それはなぜ、このタイミング(・・・・・・・)でこの場に出てきたのかということだ。アーチャーとランサーの両者は戦っていたときにすでにセイバーの気配に勘付いていた。それならば、まず、戦局を担うためや漁夫の利を得るためには最後まで待つか、それともあの時、セイバーの気配に勘付いたランサーとアーチャーを危険視し、始末しようとするかの二つに一つだとランサーは考えていた。そうしなければ、あまりにも旨みがない。何せ、この男は今までランサーたちにその存在を悟らせなかったほどの猛者だ。その駒を最大限に活かすのならばこのタイミングで出すのは間違っている。

だからこそ、ランサーは待つ気でいたというのに、わずかばかり時間の空いたこの時に狙われるのが不自然でならない。これではまるでセイバー自身が好きな時に好きな展開で戦えてるような、そんな気がするのだ。

けどそれこそありえない。
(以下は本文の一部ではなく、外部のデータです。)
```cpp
template <int OUT_MODE>
__global__ __launch_bounds__(RSPT_PW_BLOCK) RSPT_PK_ATTR void k_trace_w4pk(SceneDev sc, const Wide4Node* __restrict__ recs, const uint2* __restrict__ big_leaves, uint32_t root_ref,
                                                              const uint32_t* __restrict__ queue, const uint32_t* __restrict__ count_ptr, uint32_t count_imm, uint32_t* cursor,
                                                              const rspt_ray* __restrict__ rays_a, const rspt_ray* __restrict__ rays_b,
                                                              float4* __restrict__ out_a, float4* __restrict__ out_b, rspt_hit* __restrict__ out_hits,
                                                              uint32_t chunk ,
                                                              const float4* __restrict__ leaf_boxes) {
    __shared__ uint4 stack_s[RSPT_PK_WAVES * RSPT_W4_MAX_STACK];
    uint4* stk = stack_s + (threadIdx.x >> 6) * RSPT_W4_MAX_STACK;
    const uint32_t n = count_ptr ? *count_ptr : count_imm;
    {
        const bool adapt = !(chunk & 1u);
        chunk &= ~63u;
        const uint32_t waves = gridDim.x * (uint32_t)RSPT_PK_WAVES;
        uint32_t per = ((n + waves - 1u) / waves + 63u) & ~63u;
        if (per < 64u) per = 64u;
        if (adapt && per < chunk) chunk = per;
    }
    const uint32_t lane = __lane_id();
    const float4 root0 = sc.nodes[0], root1 = sc.nodes[1];
    uint32_t chunk_lo = 0, chunk_hi = 0;

    for (;;) {
        if (chunk_lo == chunk_hi) {
            uint32_t base = 0;
            if (lane == 0) base = atomicAdd(cursor, chunk);
            base = __builtin_amdgcn_readfirstlane(base);
            if (base >= n) break;
            chunk_lo = base;
            chunk_hi = (n - base) > chunk ? base + chunk : n;
        }
        const uint32_t qpos = chunk_lo + lane;
        const bool valid = qpos < chunk_hi;
        chunk_lo = (chunk_hi - chunk_lo) > 64u ? chunk_lo + 64u : chunk_hi;

        float ox = 0, oy = 0, oz = 0, ix = 0, iy = 0, iz = 0;
        RayShear rs{0, 0, 0, 0, 0, 0};
        float t_max = 0.0f;
        uint32_t negbits = 0, entry = 0;
        uint32_t best = RSPT_MISS;
        float bt = 0.0f, bb0 = 0.0f, bb1 = 0.0f, bb2 = 0.0f;
        bool alive = false;
        if (valid) {
            entry = queue ? queue[qpos] : qpos;
            const float4* rp = reinterpret_cast<const float4*>(((entry & RSPT_Q_MIS) ? rays_b : rays_a) + (entry & ~RSPT_Q_MIS));
            float4 r0 = rp[0], r1 = rp[1];
            ox = r0.x; oy = r0.y; oz = r0.z;
            f3 d{r0.w, r1.x, r1.y};
            t_max = r1.z;
            ix = 1.0f / d.x; iy = 1.0f / d.y; iz = 1.0f / d.z;
            negbits = (ix < 0.0f ? 1u : 0u) | (iy < 0.0f ? 2u : 0u) | (iz < 0.0f ? 4u : 0u);
            if (!(fabsf(ix) < RSPT_INF && fabsf(iy) < RSPT_INF && fabsf(iz) < RSPT_INF)) negbits |= 8u;
            rs = ray_shear(d);
            alive = box_hit(root0, root1, f3{ox, oy, oz}, f3{ix, iy, iz}, negbits & 1u, negbits & 2u, negbits & 4u, t_max);
        }

        uint64_t todo = __ballot(alive);
        while (todo) {
            const uint32_t nb = (uint32_t)__builtin_amdgcn_readlane((int)negbits, (int)(__ffsll((unsigned long long)todo) - 1));
            const uint64_t gmask = __ballot(alive && negbits == nb);
            todo &= ~gmask;
            const bool n0 = nb & 1u, n1 = nb & 2u, n2 = nb & 4u;
            uint32_t sp = 0, cur = root_ref;
            uint64_t mask = gmask;

            auto leaf_phase = [&](uint32_t offset, uint32_t n_prims, uint64_t lmask) {
                const bool in = ((lmask >> lane) & 1ull) != 0;
                const f3 o{ox, oy, oz};
                for (uint32_t i = 0; i < n_prims; i++) {
                    const uint32_t pi = offset + i;
                    const float4 a = pk_load4(sc.tris + 3 * (size_t)pi), b = pk_load4(sc.tris + 3 * (size_t)pi + 1), c = pk_load4(sc.tris + 3 * (size_t)pi + 2);
                    float t, b0, b1, b2;
                    if (in && tri_test(f3{a.x, a.y, a.z}, f3{a.w, b.x, b.y}, f3{b.z, b.w, c.x}, o, rs, t_max, &t, &b0, &b1, &b2)) {
                        t_max = t;
                        best = pi; bt = t; bb0 = b0; bb1 = b1; bb2 = b2;
                    }
                }
            };
            auto leaf_range = [&](uint32_t ref, uint32_t* offset, uint32_t* n_prims) {
                uint32_t off = ref & RSPT_W4_OFFSET_MASK, np = ((ref >> RSPT_W4_COUNT_SHIFT) & 15u) + 1u;
                if (np == 16u) {
                    const uint2 bl = pk_load2(big_leaves + off);
                    off = bl.x; np = bl.y;
                }
                *offset = off; *n_prims = np;
            };

            for (;;) {
                if (cur == RSPT_NONE) {
                    if (sp == 0) break;
                    sp--;
                    const uint4 e = stk[sp];
                    const uint32_t ref = __builtin_amdgcn_readfirstlane(e.x);
                    mask = (uint64_t)__builtin_amdgcn_readfirstlane(e.y) | ((uint64_t)__builtin_amdgcn_readfirstlane(e.z) << 32);
                    if (ref & RSPT_REF_LEAF) {
                        uint32_t offset, n_prims;
                        leaf_range(ref, &offset, &n_prims);
                        const float4 q0 = pk_load4(leaf_boxes + 2 * (size_t)offset), q1 = pk_load4(leaf_boxes + 2 * (size_t)offset + 1);
                        const bool ok = ((mask >> lane) & 1ull) != 0 && box_hit(q0, q1, f3{ox, oy, oz}, f3{ix, iy, iz}, n0, n1, n2, t_max);
                        const uint64_t lmask = __ballot(ok);
                        if (lmask) leaf_phase(offset, n_prims, lmask);
                        continue;
                    }
                    cur = ref;
                }
                const float4* pp = reinterpret_cast<const float4*>(recs + cur);
                const float4 a0 = pk_load4(pp), a1 = pk_load4(pp + 1), a2 = pk_load4(pp + 2), a3 = pk_load4(pp + 3), a4 = pk_load4(pp + 4), a5 = pk_load4(pp + 5), rf = pk_load4(pp + 6);
                cur = RSPT_NONE;
                const bool in = ((mask >> lane) & 1ull) != 0;
                bool h0, h1, h2, h3;
                float m0, m1, m2, m3;
                if (!(nb & 8u)) {
                    box_pair_hit_m(a0, a1, a2, ox, oy, oz, ix, iy, iz, t_max, &h0, &h1, &m0, &m1);
                    __builtin_amdgcn_sched_barrier(0);
                    box_pair_hit_m(a3, a4, a5, ox, oy, oz, ix, iy, iz, t_max, &h2, &h3, &m2, &m3);
                } else {
                    const f3 o{ox, oy, oz}, inv{ix, iy, iz};
                    h0 = box_hit6_m(a0.x, a1.x, a2.x, a0.z, a1.z, a2.z, o, inv, n0, n1, n2, t_max, &m0);
                    h1 = box_hit6_m(a0.y, a1.y, a2.y, a0.w, a1.w, a2.w, o, inv, n0, n1, n2, t_max, &m1);
                    h2 = box_hit6_m(a3.x, a4.x, a5.x, a3.z, a4.z, a5.z, o, inv, n0, n1, n2, t_max, &m2);
                    h3 = box_hit6_m(a3.y, a4.y, a5.y, a3.w, a4.w, a5.w, o, inv, n0, n1, n2, t_max, &m3);
                }
                h0 = h0 && in; h1 = h1 && in; h2 = h2 && in; h3 = h3 && in;
                const uint64_t s0 = __ballot(h0), s1 = __ballot(h1), s2 = __ballot(h2), s3 = __ballot(h3);
                if ((s0 | s1 | s2 | s3) == 0) continue;
                const uint32_t f0 = __builtin_amdgcn_readfirstlane(__float_as_uint(rf.x)), f1 = __builtin_amdgcn_readfirstlane(__float_as_uint(rf.y));
                const uint32_t f2 = __builtin_amdgcn_readfirstlane(__float_as_uint(rf.z)), f3w = __builtin_amdgcn_readfirstlane(__float_as_uint(rf.w));
                const bool sA = ((nb >> ((f0 >> RSPT_W4_AXIS_SHIFT) & 3u)) & 1u) != 0;
                const bool sB0 = ((nb >> ((f1 >> RSPT_W4_AXIS_SHIFT) & 3u)) & 1u) != 0;
                const bool sB1 = ((nb >> ((f2 >> RSPT_W4_AXIS_SHIFT) & 3u)) & 1u) != 0;
                const uint32_t r0 = f0 & ~RSPT_W4_AXIS_MASK, r1 = f1 & ~RSPT_W4_AXIS_MASK, r2 = f2 & ~RSPT_W4_AXIS_MASK, r3 = f3w;
                const uint32_t g0n = sB0 ? r1 : r0, g0f = sB0 ? r0 : r1, g1n = sB1 ? r3 : r2, g1f = sB1 ? r2 : r3;
                const uint64_t w0n = sB0 ? s1 : s0, w0f = sB0 ? s0 : s1, w1n = sB1 ? s3 : s2, w1f = sB1 ? s2 : s3;
                const uint32_t e0 = sA ? g1n : g0n, e1 = sA ? g1f : g0f, e2 = sA ? g0n : g1n, e3 = sA ? g0f : g1f;
                const uint64_t w0 = sA ? w1n : w0n, w1 = sA ? w1f : w0f, w2 = sA ? w0n : w1n, w3 = sA ? w0f : w1f;
                const bool p1 = w0 != 0, p2 = p1 || w1 != 0, p3 = p2 || w2 != 0;
                const bool push3 = w3 != 0 && p3, push2 = w2 != 0 && p2, push1 = w1 != 0 && p1;
                if (lane == 0) {
                    uint32_t q = sp;
                    if (push3) stk[q++] = make_uint4(e3, (uint32_t)w3, (uint32_t)(w3 >> 32), 0u);
                    if (push2) stk[q++] = make_uint4(e2, (uint32_t)w2, (uint32_t)(w2 >> 32), 0u);
                    if (push1) stk[q++] = make_uint4(e1, (uint32_t)w1, (uint32_t)(w1 >> 32), 0u);
                }
                sp += (push3 ? 1u : 0u) + (push2 ? 1u : 0u) + (push1 ? 1u : 0u);
                const uint32_t next = p1 ? e0 : (w1 != 0 ? e1 : (w2 != 0 ? e2 : e3));
                const uint64_t nmask = p1 ? w0 : (w1 != 0 ? w1 : (w2 != 0 ? w2 : w3));
                if (next & RSPT_REF_LEAF) {
                    uint32_t offset, n_prims;
                    leaf_range(next, &offset, &n_prims);
                    leaf_phase(offset, n_prims, nmask);
                } else {
                    cur = next; mask = nmask;
                }
            }
        }

        if (valid) {
            const uint32_t slot = entry & ~RSPT_Q_MIS;
            if (OUT_MODE == 0) {
                const float4 v = make_float4(__uint_as_float(best), bb0, bb1, bb2);
                if (entry & RSPT_Q_MIS) { out_b[slot] = v; asm volatile(""); }
                else out_a[slot] = v;
            } else {
                rspt_hit h;
                h.prim = best; h.t = bt; h.b0 = bb0; h.b1 = bb1; h.b2 = bb2;
                out_hits[qpos] = h;
            }
        }
    }
}

}
```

自分のような例外はともかく、サーヴァントがマスターを蔑ろにするなど、少なくとも今目の前で戦っている男にそのようなゲスな真似ができるとはランサーに思えないのだ。

 

(ちっ!引っかかりやがる。何を考えてやがるんだ?このサーヴァントのマスターは)

 

ランサーは舌打ち混じりにその獣のようなギラついた瞳に睨みを利かせ、目の前の大男を見る。セイバーの方はと言うとこちらも無言でランサーを見つめ返し、剣を構えずに静かに、まるで彫像のように静かに立ち続ける。そして、動く素振りすら見せなかったその男は…

 

突如として、ランサーの視界から消え去る。

 

「っ!?」

 

焦りはしなかったがセイバーの突然の動きにランサーは槍に力を込め、セイバーが現れた体から向かって5時の方向に槍だけを斜めに向けて防御する。

 

「ぐっ!!」

 

だが、その込められた力にランサーは驚愕する。今までと比較して明らかに力が増している。相手の力量を間違えるほどランサーは耄碌した覚えはない。先ほどまでの一撃は確かにセイバーの全力たり得るものだったはず、だが今感じる力はどうだ?まるで無限大とでも言えるかのごとく力がその男の肉体から湧き出てくるのを感じる。一体これはどういうことだと考えたそんな時である。ランサーは見た。今までセイバーの立ち姿は上半身は裸で下半身を昔ながら戦装束に身を包ませたものだった。だが、今度の姿を見るとその上半身にわずかな変化がある。その上半身のちょうど腰の部分、そこには何処から出たか分からない帯が巻かれていた。

 

(あれは…)

 

ランサーは思考しながらもその強大な力に立ち向かうのではなく今度はいなすようにして体を引かせることで難を逃れようとした。だが、流しただけである。受け流したその一撃はその後地面へと激突する。

 

その瞬間、大地が悲鳴をあげるように嘶いた。今度こそ、大地が割れたのだ。セイバーの一撃はそのまま止まることなく大地を駆け巡る。途中にあったトラックをもその一撃は貫通させ、ようやくその一撃が止まったのは海に出た時だった。海へと出た瞬間、衝撃波が散るようにして勢いよく爆発し、ランサーたちがいる場所にわずかな雨を作り出す。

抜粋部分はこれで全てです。